There’s more to success overseas than turning up and hoping for the best. John Ryan talks to Raj Wilkinson, creative director at JHP Design.
Talk to most retailers and retail design companies and the general feeling will be that, if possible, overseas expansion should be considered. Indeed, many of the larger design enterprises sense the only way is offshore.
London-based JHP Design is a case in point. This is a design outfit that has worked with many of the UK’s high street majors, from Waitrose to Selfridges, and yet, according to creative director and joint managing director Raj Wilkinson, about 70% of its fees come from non-UK projects.
JHP has had time to make this work. Its first overseas project was back in 1994 and since then it has worked in markets as diverse as South Korea, India and Mexico. “We concentrate on emerging markets and going overseas means you operate in a bigger and more exciting pool than in today’s tough [UK] climate,” says Wilkinson.
As Wilkinson remarks, there are also some obvious pitfalls that those looking for offshore business need to be sensitive to. Foremost, perhaps, is the notion of being a pioneer. “Never be first in a country,” he says, adding: “Getting in first means not having any benchmark to work against. You have no idea about the price of anything - buildings costs, labour, anything, and it’s a matter of trial and error. It may be fun, but it can mean problems. There are no guarantees.”
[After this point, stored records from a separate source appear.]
template <bool PIPE, bool PLAIN, int OCC, int CHUNKS, bool LOWER, bool UW3 = false>
__global__ __launch_bounds__(256, OCC) void tim_graph_mfma3_kernel(
    const ProbDesc* __restrict__ descs, const double* __restrict__ src,
    const double* __restrict__ dst, const void* __restrict__ ops, const TimPrep* __restrict__ prep,
    uint64_t* __restrict__ bitmap, double beta, int gyr,
    unsigned long long* __restrict__ work, unsigned int* __restrict__ work_count,
    ProbState* __restrict__ states, int32_t* __restrict__ deg, unsigned long long* __restrict__ regions, int Tmax) {
  const ProbDesc d = descs[blockIdx.y];
  const int n = d.n, W = d.W;
  const int T = W;
  int Ig, X;
  fxr::decode_block((int)blockIdx.x, (int)gridDim.x, gyr, CHUNKS, &Ig, &X);
  constexpr int kBlockColTiles = kMfmaColTiles * CHUNKS;
  const int I0 = Ig * kMfmaRowTiles, Jbase = X * kBlockColTiles;
  auto region_of = [&](int wv, int chunk) -> unsigned long long* {
    const int Iw = I0 + wv, Xc = X * CHUNKS + chunk;
    return fxr::is_cell(Iw, Xc, Tmax) ? regions + fxr::region_offset((int)blockIdx.y, Tmax, Iw, Xc) : nullptr;
  };
  auto zero_regions = [&]() {
    if ((threadIdx.x & 63) < CHUNKS) {
      unsigned long long* r = region_of((int)(threadIdx.x >> 6), (int)(threadIdx.x & 63));
      if (r) r[0] = 0ull;
    }
  };
  if (I0 >= T || Jbase >= T || Jbase + kBlockColTiles - 1 < I0) {
    zero_regions();
    return;
  }
  const int lane = threadIdx.x & 63;
  const int wave = __builtin_amdgcn_readfirstlane(threadIdx.x >> 6);
  const int I = I0 + wave;

  const double* __restrict__ ps = src + 3 * d.pt_off;
  const double* __restrict__ pd = dst + 3 * d.pt_off;
  uint64_t* __restrict__ bm = bitmap + d.bm_off;
  __shared__ __attribute__((aligned(16))) uint64_t lds_own[kMfmaRowTiles][64][kMfmaColTiles + 1];
  static_assert(sizeof(lds_own[0]) >= sizeof(double) * 64 * 6 && sizeof(lds_own[0]) >= 8 * kWorkBuf, "aliased buffers");
  __shared__ __attribute__((aligned(16))) uint64_t lds_tr[kMfmaColTiles][64][kMfmaRowTiles];
  constexpr int kRowOps = UW3 ? 3 : kTimRowOperands;
  constexpr int kTileBytes = 2 * (kRowOps + kTimColOperands) * 1024, kColBase = 2 * kRowOps * 1024;
  static_assert(UW3 || (kTileBytes == (int)sizeof(TimOperandTile2) && kColBase == (int)offsetof(TimOperandTile2, b)), "tile layout");
  const char* __restrict__ qt = reinterpret_cast<const char*>(ops) + (size_t)d.w_off * kTileBytes;
  const int h = lane >> 5, c = lane & 31;
// ... 9 lines not shown
  {
    const int It = min(I, T - 1);
    for (int rt = 0; rt < 2; ++rt)
      for (int m = 0; m < kRowOps; ++m) ar[rt][m] = __builtin_bit_cast(f16x8, load_op(It, 0, rt, m));
  }
  const bool rowvalid = I < T;
  const uint64_t rowmask = !rowvalid ? 0ull : (n - I * 64 >= 64) ? ~0ull : ((1ull << (n - I * 64)) - 1ull);
  const int Jfirst = max(Jbase, I), Jend = min(Jbase + kBlockColTiles, T);
  uint4 bX[kTimColOperands], bY[kTimColOperands];
  {
    const int Jf = min(Jfirst, T - 1);
    for (int m = 0; m < kTimColOperands; ++m) bX[m] = load_op(Jf, 1, 0, m);
    if (PIPE)
      for (int m = 0; m < kTimColOperands; ++m) bY[m] = load_op(Jf, 1, 1, m);
  }
  const TimPrep pr = prep[blockIdx.y];
  if (!pr.use_mfma) {
    EdgeConst kc;
    kc.beta = beta;
    kc.beta2 = beta * beta;
    kc.m2beta2 = -2.0 * kc.beta2;
    kc.beta4 = kc.beta2 * kc.beta2;
    kc.s_hat = 1.0;
    if (I < T)
      for (int jb = Jbase; jb < Jbase + kBlockColTiles; jb += kColTilesPerWave)
        if (!(jb + kColTilesPerWave - 1 < I || jb >= T))
          tim_wave_fp64<0>(ps, pd, bm, n, W, I, jb, kc, reinterpret_cast<double*>(&lds_own[wave][0][0]));
    zero_regions();
    return;
  }
  const __amdgpu_buffer_rsrc_t deg_rsrc = __builtin_amdgcn_make_buffer_rsrc(
      (void*)(deg + d.pt_off), 0, (int)((unsigned int)n * 4u), 0x00020000);
  const __amdgpu_buffer_rsrc_t bm_rsrc = __builtin_amdgcn_make_buffer_rsrc(
      (void*)bm, 0, (int)((unsigned int)n * (unsigned int)W * 8u), 0x00020000);
  int degacc = 0;
  const int cq = c - 4 * h;
  const int selfq = (cq >= 0 && (cq & 4) == 0) ? ((cq & 3) | ((cq >> 3) << 2)) : -1;
  unsigned int flags = 0;
  const float thr = pr.band_c;

  struct Acc {
    f32x16 U, W;
  };
  static_assert(!(UW3 && PIPE), "the three-MFMA lab variant has the flat schedule only");
  auto mf = [&](Acc& a, const f16x8(&arow)[kRowOps], const uint4(&b)[kTimColOperands]) {
    f32x16 z;
    for (int k = 0; k < 16; ++k) z[k] = 0.f;
    a.W = __builtin_amdgcn_mfma_f32_32x32x16_f16(arow[0], __builtin_bit_cast(f16x8, b[0]), z, 0, 0, 0);
    a.U = __builtin_amdgcn_mfma_f32_32x32x16_f16(arow[1], __builtin_bit_cast(f16x8, b[1]), a.W, 0, 0, 0);
  };
  auto epi = [&](const Acc& a, bool self_tile) -> unsigned int {
    unsigned int colbits = 0;
    float m = INFINITY;
#pragma unroll
    for (int qp = 7; qp >= 0; --qp) {
      float d0, d1;
      if (PLAIN) {
        d0 = __builtin_fmaf(a.U[2 * qp], a.U[2 * qp], a.W[2 * qp]);
        d1 = __builtin_fmaf(a.U[2 * qp + 1], a.U[2 * qp + 1], a.W[2 * qp + 1]);
      } else {
        const f32x2 u2 = {a.U[2 * qp], a.U[2 * qp + 1]}, w2 = {a.W[2 * qp], a.W[2 * qp + 1]};
        const f32x2 d2 = __builtin_elementwise_fma(u2, u2, w2);
        d0 = d2.x;
        d1 = d2.y;
      }
      float v0 = __builtin_fabsf(d0), v1 = __builtin_fabsf(d1);
      if (self_tile) {
// ... 145 lines not shown
    const int Ja = rowvalid ? max(Jc0, Jfirst) : Jc1;
    if (Ja < Jc1) {
      int J = Ja;
      if (PIPE) {
        if (!primed) {
          mf(accA, ar[0], bX);
          __builtin_amdgcn_sched_barrier(0);
          primed = true;
        }
        if (J == I) {
          body_pipe(J, std::true_type());
          ++J;
        }
#pragma nounroll
        for (; J < Jc1; ++J) body_pipe(J, std::false_type());
      } else {
        if (J == I) {
          body_flat(J, std::true_type());
          ++J;
        }
#pragma nounroll
        for (; J < Jc1; ++J) body_flat(J, std::false_type());
      }
    }
    const int nact = max(Jc1 - Ja, 0);
    {
      __syncthreads();
#pragma unroll
      for (int it = 0; it < (kMfmaColTiles * 64) / 256; ++it) {
        const int idx = it * 256 + (int)threadIdx.x, Jr = idx >> 6, r = idx & 63, J = Jc0 + Jr, j = J * 64 + r;
        const uint4 lo = *reinterpret_cast<const uint4*>(&lds_tr[Jr][r][0]);
        const uint4 hi = *reinterpret_cast<const uint4*>(&lds_tr[Jr][r][2]);
        const bool rowok = J < Jc1 && j < n;
        const unsigned int base = ((unsigned int)j * (unsigned int)W + (unsigned int)I0) * 8u;
        if (Jc0 > I0 + 3 && I0 + 3 < T) {
          const int cnt = (__builtin_popcount(lo.x) + __builtin_popcount(lo.y)) + (__builtin_popcount(lo.z) + __builtin_popcount(lo.w)) +
                          (__builtin_popcount(hi.x) + __builtin_popcount(hi.y)) + (__builtin_popcount(hi.z) + __builtin_popcount(hi.w));
          if (LOWER) {
            __builtin_amdgcn_raw_buffer_store_b128(u32x4{lo.x, lo.y, lo.z, lo.w}, bm_rsrc, rowok ? base : kOobOffset, 0, 0);
            __builtin_amdgcn_raw_buffer_store_b128(u32x4{hi.x, hi.y, hi.z, hi.w}, bm_rsrc, rowok ? base + 16u : kOobOffset, 0, 0);
          }
          __builtin_amdgcn_raw_ptr_buffer_atomic_add_i32(cnt, deg_rsrc, (rowok && cnt) ? (unsigned int)j * 4u : kOobOffset, 0, 0);
          continue;
        }
        bool ok[4];
        for (int k = 0; k < 4; ++k) ok[k] = rowok && I0 + k < T && I0 + k < J;
        const unsigned int w32[8] = {lo.x, lo.y, lo.z, lo.w, hi.x, hi.y, hi.z, hi.w};
        int cnt = 0;
        for (int k = 0; k < 4; ++k) cnt += ok[k] ? __builtin_popcount(w32[2 * k]) + __builtin_popcount(w32[2 * k + 1]) : 0;
        if (!LOWER) {
        } else if (ok[3]) {
          __builtin_amdgcn_raw_buffer_store_b128(u32x4{lo.x, lo.y, lo.z, lo.w}, bm_rsrc, base, 0, 0);
          __builtin_amdgcn_raw_buffer_store_b128(u32x4{hi.x, hi.y, hi.z, hi.w}, bm_rsrc, base + 16u, 0, 0);
        } else {
          for (int k = 0; k < 3; ++k)
            __builtin_amdgcn_raw_buffer_store_b64(u32x2{w32[2 * k], w32[2 * k + 1]}, bm_rsrc,
                                                  ok[k] ? base + 8u * k : kOobOffset, 0, 0);
        }
        __builtin_amdgcn_raw_ptr_buffer_atomic_add_i32(cnt, deg_rsrc, cnt ? (unsigned int)j * 4u : kOobOffset, 0, 0);
      }
      if (CHUNKS > 1) __syncthreads();
    }
    if (nact > 0) {
      const int kk = lane & 7, J = Jc0 + kk;
      const bool colok = J >= Ja && J < Jc1;
      const unsigned int off0 = ((unsigned int)(I * 64 + (lane >> 3)) * (unsigned int)W + (unsigned int)J) * 8u;
#pragma unroll
      for (int it = 0; it < 8; ++it) {
        const int r = it * 8 + (lane >> 3);
        const uint64_t w = lds_own[wave][r][kk];
        __builtin_amdgcn_raw_buffer_store_b64(u32x2{(unsigned int)w, (unsigned int)(w >> 32)}, bm_rsrc,
                                              (colok && I * 64 + r < n) ? off0 + (unsigned int)it * 64u * (unsigned int)W : kOobOffset,
                                              0, 0);
      }
    }
    int wcount = 0;
    {
      unsigned int vf = flags;
      if (I * 64 + 4 * h >= n) vf &= ~0xAAAAAAAAu;
      if (I * 64 + 32 + 4 * h >= n) vf &= ~0x55555555u;
      if (T - 1 >= Ja && T - 1 < Jc1 && (n & 63)) {
        const int sh = 4 * (Jc1 - T);
        if ((T - 1) * 64 + c >= n) vf &= ~(0xCu << sh);
        if ((T - 1) * 64 + 32 + c >= n) vf &= ~(0x3u << sh);
      }
      if (__builtin_amdgcn_ballot_w64(vf != 0u) != 0ull) {
        const int mine = __builtin_popcount(vf);
        int base = 0, total = 0;
#pragma unroll
        for (int bit = 0; bit < 6; ++bit) {
          const uint64_t m = __builtin_amdgcn_ballot_w64(((mine >> bit) & 1) != 0);
          base += (int)__builtin_amdgcn_mbcnt_hi((unsigned int)(m >> 32), __builtin_amdgcn_mbcnt_lo((unsigned int)m, 0u)) << bit;
          total += __builtin_popcountll(m) << bit;
        }
        if (total > kWorkBuf) {
          if (lane == 0) states[blockIdx.y].k1_overflow = 1;
        } else {
          int kk = base;
#pragma nounroll
          while (vf) {
            const int pos = 31 - __builtin_clz(vf);
            vf &= ~(1u << pos);
            const int J = Ja + (nact - 1 - (pos >> 2));
            const int ct = ((pos >> 1) & 1) ^ 1, rt = (pos & 1) ^ 1;
            const unsigned int rowp = (unsigned int)(I * 64 + 32 * rt + 4 * h);
// ... 16 lines not shown
        if (lane == 0) base = atomicAdd(work_count + blockIdx.y, (unsigned int)extra);
        base = __builtin_amdgcn_readfirstlane(base);
        if (base + (unsigned int)extra > pr.seg_cap) {
          if (lane == 0) states[blockIdx.y].k1_overflow = 1;
        } else {
          unsigned long long* seg = work + (((size_t)pr.seg_off_hi << 32) | (size_t)pr.seg_off_lo);
#pragma nounroll
          for (int k2i = lane; k2i < extra; k2i += 64) seg[base + k2i] = wbuf[nreg + k2i];
        }
      }
    }
  }
  if (rowvalid)
    __builtin_amdgcn_raw_ptr_buffer_atomic_add_i32(degacc, deg_rsrc, (unsigned int)(I * 64 + lane) * 4u, 0, 0);
}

That may be so, but it does not appear to have stood in the way of JHP working on projects for retailers across the subcontinent, at a time of massive expansion in that part of the world. The Raymond department store in Mumbai, for instance, is one example.
Wilkinson points out that an awareness of differences between here and wherever is chosen to make landfall can make the difference: “There was a proliferation of malls in India between 2005 and 2007 and now many of them are struggling, not just because of the difficulty of finding tenants but because it’s hard to maintain a glass fronted mall in one of the hottest countries in the world. The costs are high.”
He notes that any retailer or retail design company working overseas has to be aware that “you’re in a different country. The rules are different.” It would appear that heading out of the UK has its obvious appeal, not least because some economies continue to grow, but there are some pretty clear drawbacks that can be avoided with prior thought.
The view ascribed to the 2nd Baron Redesdale, aka David Freeman-Mitford, on returning from the First World War, that ‘abroad is unutterably bloody’ is certainly one no longer espoused by the overwhelming majority. But not all is sweetness and light. Being alert to what can occur and being prepared to sit, listen and understand is central to success in new and emerging markets.